That's one thing I really miss since I went to using an Ubuntu HP Touchpad
instead of a laptop, there's no flashing hard drive indicator to let me know
if it's still working or if it's just hung.

------
baddox
I completely agree with the iOS vs. Android responsiveness difference, but
completely disagree that Windows 7 on a fast PC with an SSD is unresponsive.
I've literally never had any of those problems on my Windows 7 gaming machine.

------
bratsche
Another thing which OSX has done for a long time that I really liked is that
everything syncs to vertical refresh. It doesn't actually speed anything up,
but it gives the perception that things are smoother and more responsive. You
don't see the 'tearing' effect that you often see on other systems when you
drag windows around the screen.

------
darreld
I use both platforms with a MacBook Pro/Lion being my main machine. I have
always felt that my Windows 7 machine is snappier in starting apps and
generally moving around the desktop. In fact, if Windows 7 were *nix based I
would probably switch to it as my primary.
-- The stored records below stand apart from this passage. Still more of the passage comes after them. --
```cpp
template <bool HAS_OBS>
__global__ void __launch_bounds__(128) rs_rollout16_kernel(RsParams P, RsMlpParams pa, RsMlpParams pc, rs_rollout_args R) {
    extern __shared__ __align__(16) unsigned char smem[];
    float* wts = reinterpret_cast<float*>(smem);
    unsigned char* p = smem + sizeof(float) * (size_t)(rs_mlp16_lds_floats(8) + rs_mlp16_lds_floats(1));
    p = reinterpret_cast<unsigned char*>((reinterpret_cast<uintptr_t>(p) + 15) & ~uintptr_t(15));
    int* lds_geo = reinterpret_cast<int*>(p);
    uint32_t* lds_adj = reinterpret_cast<uint32_t*>(p + RS_MAX_VERT * RS_WAVE * 4);
    double* lds_d = reinterpret_cast<double*>(p + 2 * RS_MAX_VERT * RS_WAVE * 4);
    float* tile = reinterpret_cast<float*>(p + (HAS_OBS ? (2 * RS_MAX_VERT * RS_WAVE * 4 + RS_MAX_VERT * RS_WAVE * 8) : 0));
    float* lds_rew = tile + RS_WAVE * RS_OBS_DIM;
    uint8_t* lds_done = reinterpret_cast<uint8_t*>(lds_rew + RS_WAVE);
    uint8_t* lds_oob = lds_done + RS_WAVE;
    float* mbox = reinterpret_cast<float*>(lds_oob + RS_WAVE);

    RsMlp16<8> ACT; RsMlp16<1> CRT;
    ACT.carve(wts);
    CRT.carve(wts + rs_mlp16_lds_floats(8));
    ACT.fill(pa); CRT.fill(pc);

    const int wave = __builtin_amdgcn_readfirstlane((int)(threadIdx.x >> 6));
    const int lane = threadIdx.x & 63, j = lane & 15;
    const bool own = lane < 16;
    const int n = blockIdx.x * 16 + j;
    const int N = P.N, T = R.steps_per_epoch, L = R.steps_per_episode;
    const int cj = lane >> 4;
    RsGeo g{lds_geo, 0, 0, 0};
    if (HAS_OBS && wave == 0) {
        rs_load_geo(P, n, own, lds_geo, g);
        g.off = __shfl(g.off, j); g.stride = __shfl(g.stride, j); g.n = __shfl(g.n, j);
    }
    __syncthreads();

    if (wave == 1) {
        for (int t = -1; t < T; ++t) {
            __syncthreads();
            const float* M = mbox + (t & 1) * RS_MB_SLOT;
            if constexpr (RsK6Cfg<HAS_OBS>::obs_by_wave1) {
                if (t + 1 < T) {
                    float* dst = R.obs + ((size_t)(t + 1) * N + (size_t)blockIdx.x * 16) * RS_OBS_DIM;
                    const int* F = reinterpret_cast<const int*>(M + RS_MB_FLAGS);
                    for (int i = lane; i < 16 * RS_OBS_DIM; i += RS_WAVE) {
                        const int e = i / RS_OBS_DIM, k = i - e * RS_OBS_DIM;
                        dst[i] = M[((F[e] & 1) ? RS_MB_POST : RS_MB_PRE) + e * RS_IN_PAD + k];
                    }
                }
            }
            float xs[RS_IN_PAD];
#pragma unroll
            for (int k = 0; k < RS_IN_PAD; ++k) xs[k] = M[RS_MB_PRE + j * RS_IN_PAD + k];
            float vb;
            { float vv[1]; CRT.forward(xs, vv); vb = vv[0]; }
            const int fl = reinterpret_cast<const int*>(M + RS_MB_FLAGS)[j];
            const bool cut = (fl & 1) != 0, boot = (fl & 2) != 0;
            float v = vb;
            if (__ballot(cut) != 0ull) {
#pragma unroll
                for (int k = 0; k < RS_IN_PAD; ++k) xs[k] = M[RS_MB_POST + j * RS_IN_PAD + k];
                float vv[1];
                CRT.forward(xs, vv);
                v = cut ? vv[0] : vb;
            }
            if (own) {
                if (t >= 0) R.last_val[(size_t)t * N + n] = (cut && boot) ? vb : 0.0f;
                if (t + 1 < T) R.val[(size_t)(t + 1) * N + n] = v;
            }
        }
        return;
    }

    float oraw[RS_OBS_DIM];
#pragma unroll
    for (int k = 0; k < RS_OBS_DIM; ++k) oraw[k] = R.cur_obs[(size_t)n * RS_OBS_DIM + k];
    RsWelford W{R.w_count[n], R.w_mean[n], R.w_sq[n], R.w_std[n]};
    int steps = R.steps_in_ep[n];
    float ep_ret = R.ep_ret[n];
    int done_count = 0, oob_count = 0, ep_count = 0;
    double ep_ret_sum = 0.0, ep_len_sum = 0.0, ep_ret_sq = 0.0;
    float ep_ret_max = -INFINITY, ep_ret_min = INFINITY;
    const uint32_t k0 = P.seed, k1 = P.env_id_base + (uint32_t)n;
    using Cfg = RsK6Cfg<HAS_OBS>;
    RsEnvRegs E;
    RsAgentRegs S;
    E.load(P, n);
    S.load(P, (size_t)n);
    RsMlp16<8>::Regs AR;
    if constexpr (Cfg::reg_weights) ACT.load(AR);

    float xo[RS_IN_PAD], xs[RS_IN_PAD];
#pragma unroll
    for (int k = 0; k < RS_OBS_DIM; ++k) xo[k] = oraw[k];
    xo[0] = W.standardize(oraw[0]);
    xo[11] = 1.0f;
    rs_bcast_x16(xo, xs);
    {
        float* M = mbox + RS_MB_SLOT;
        if (own) {
#pragma unroll
            for (int k = 0; k < RS_IN_PAD; ++k) M[RS_MB_PRE + j * RS_IN_PAD + k] = xo[k];
            reinterpret_cast<int*>(M + RS_MB_FLAGS)[j] = 0;
        }
    }
    __syncthreads();

    RsOut O;
    O.obs_row = tile + j * RS_OBS_DIM;
    O.reward = lds_rew + j - (size_t)n;
    O.team = nullptr;
    O.done = lds_done + j - (size_t)n;
    O.oob = lds_oob + j - (size_t)n;
    O.oobc = nullptr; O.blocked = nullptr; O.collision = nullptr;

    RS_K6STAMP_DECL
    for (int t = 0; t < T; ++t) {
        const size_t row = (size_t)t * N + n;
        float* M = mbox + (t & 1) * RS_MB_SLOT;
        float lg[8];
        u32x4 ph{0u, 0u, 0u, 0u};
        if constexpr (Cfg::group_draw) {
#ifdef RS_K6_STAMPS
            const unsigned long long p0 = rs_k6p_now();
#endif
            ph = philox4x32_10(cj ? (uint32_t)(cj - 1) : 0u, E.tstep, E.episode, cj ? RS_STREAM_STEP : RS_STREAM_ACT, k0, k1);
            RS_K6STAMP_PHILOX(p0);
            RS_K6STAMP(13);
        }
        {
            f32x4 H2[4];
            ACT.template hidden<Cfg::reg_weights>(xs, H2, AR);
            RS_K6STAMP(0);
            if constexpr (!Cfg::mfma_out) ACT.output(H2, lg);
            else if constexpr (Cfg::reg_weights) ACT.output_mfma(H2, lg, AR.w3);
            else { float w3[2][16]; ACT.load_w3(w3); ACT.output_mfma(H2, lg, w3); }
            RS_K6STAMP(1);
        }
        int a = 0;
        float logp = 0.0f;
        if (own) {
            float mx = lg[0];
#pragma unroll
            for (int q = 1; q < 8; ++q) mx = fmaxf(mx, lg[q]);
            float se = 0.0f;
#pragma unroll
            for (int q = 0; q < 8; ++q) se += __expf(lg[q] - mx);
            const float lse = __logf(se);
            if constexpr (!Cfg::group_draw) {
#ifdef RS_K6_STAMPS
                const unsigned long long p0 = rs_k6p_now();
#endif
                ph = philox4x32_10(0u, E.tstep, E.episode, RS_STREAM_ACT, k0, k1);
                RS_K6STAMP_PHILOX(p0);
            }
            const float u = (float)(ph.x >> 8) * (1.0f / 16777216.0f);
            float cdf = 0.0f;
#pragma unroll
            for (int q = 0; q < 8; ++q) {
                const float lpq = (lg[q] - mx) - lse;
                cdf += __expf(lpq);
                if (q < 7) a += (cdf <= u) ? 1 : 0;
            }
#pragma unroll
            for (int q = 0; q < 8; ++q) logp = (a == q) ? ((lg[q] - mx) - lse) : logp;
            if constexpr (!Cfg::obs_by_wave1) {
#pragma unroll
                for (int k = 0; k < RS_OBS_DIM; ++k) tile[lane * RS_OBS_DIM + k] = xo[k];
            }
        }
        __builtin_amdgcn_wave_barrier();
        RS_K6STAMP(2);
        if constexpr (!Cfg::obs_by_wave1) {
            float* dst = R.obs + ((size_t)t * N + (size_t)blockIdx.x * 16) * RS_OBS_DIM;
            for (int i = lane; i < 16 * RS_OBS_DIM; i += RS_WAVE) dst[i] = tile[i];
        }
        __builtin_amdgcn_wave_barrier();
        bool cut = false;
        bool over = false, boot = false, ended = t == T - 1;
        if (own) {
            R.act[row] = (int64_t)a;
            R.logp[row] = logp;
            R.source_tar[row * 2 + 0] = (float)E.sx;
            R.source_tar[row * 2 + 1] = (float)E.sy;
        }
        RS_K6STAMP(3);
// ... 41 lines not shown
            if (over) {
                ep_ret_sum += (double)ep_ret; ep_len_sum += (double)steps; ep_count += 1;
                ep_ret_sq += (double)ep_ret * (double)ep_ret;
                ep_ret_max = fmaxf(ep_ret_max, ep_ret); ep_ret_min = fminf(ep_ret_min, ep_ret);
            }
        }
        RS_K6STAMP(5);
        if (HAS_OBS ? (__shfl((int)cut, j) != 0) : cut) {
            if (ended) P.epoch_end[n] = 1;
            if constexpr (Cfg::reg_state) { S.store(P, (size_t)n); E.store(P, n); }
            if constexpr (HAS_OBS) rs_env_reset_lane<true, 4>(P, g, n, lds_geo, lds_adj, lds_d, tile + j * RS_OBS_DIM, O, j, cj);
            else rs_env_reset_lane<false>(P, g, n, lds_geo, lds_adj, lds_d, tile + lane * RS_OBS_DIM, O);
            E.load(P, n);
            if constexpr (Cfg::reg_state) S.load(P, (size_t)n);
        }
        if constexpr (Cfg::group_draw && !HAS_OBS) {
            if (__ballot(cut) != 0ull) { E.from_lane(j); S.from_lane(j); }
        }
        if (own) {
            if (cut) {
                W.reset();
#pragma unroll
                for (int k = 0; k < RS_OBS_DIM; ++k) oraw[k] = tile[lane * RS_OBS_DIM + k];
                W.update((double)oraw[0]);
#pragma unroll
                for (int k = 1; k < RS_OBS_DIM; ++k) xo[k] = oraw[k];
                xo[0] = W.standardize(oraw[0]);
                steps = 0;
                ep_ret = 0.0f;
#pragma unroll
                for (int k = 0; k < RS_IN_PAD; ++k) M[RS_MB_POST + j * RS_IN_PAD + k] = xo[k];
            }
        }
        RS_K6STAMP(6);
        rs_bcast_x16(xo, xs);
        __syncthreads();
        RS_K6STAMP(7);
    }
    RS_K6STAMP_EXIT(HAS_OBS ? 1 : 0, (unsigned long long)T);
    if constexpr (Cfg::reg_state) {
        if (HAS_OBS || own) { S.store(P, (size_t)n); E.store(P, n); }
    }
    if (own) {
#pragma unroll
        for (int k = 0; k < RS_OBS_DIM; ++k) R.cur_obs[(size_t)n * RS_OBS_DIM + k] = oraw[k];
        R.w_count[n] = W.count; R.w_mean[n] = W.mean; R.w_sq[n] = W.sq; R.w_std[n] = W.std;
        R.steps_in_ep[n] = steps;
        R.ep_ret[n] = ep_ret;
        R.done_count[n] = done_count; R.oob_count[n] = oob_count; R.ep_count[n] = ep_count;
        R.ep_ret_sum[n] = ep_ret_sum; R.ep_len_sum[n] = ep_len_sum;
        R.ep_ret_sq_sum[n] = ep_ret_sq; R.ep_ret_max[n] = ep_ret_max; R.ep_ret_min[n] = ep_ret_min;
    }
}
```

The command processor situation
feels pretty hopeless to me in Windows.

------
badkangaroo
Is this a troll thread? if so 10/10

------
aresant
My favorite explanation of this phenomenon, beyond the visual demonstration,
is that lag time reminds the human mind that it is interfacing with a machine.

Because that feels unnatural, it creates fatigue and builds separation between
the user and his work.

UI guru Jakob Nielsen has an excellent description of this here:

<http://www.useit.com/papers/responsetime.html>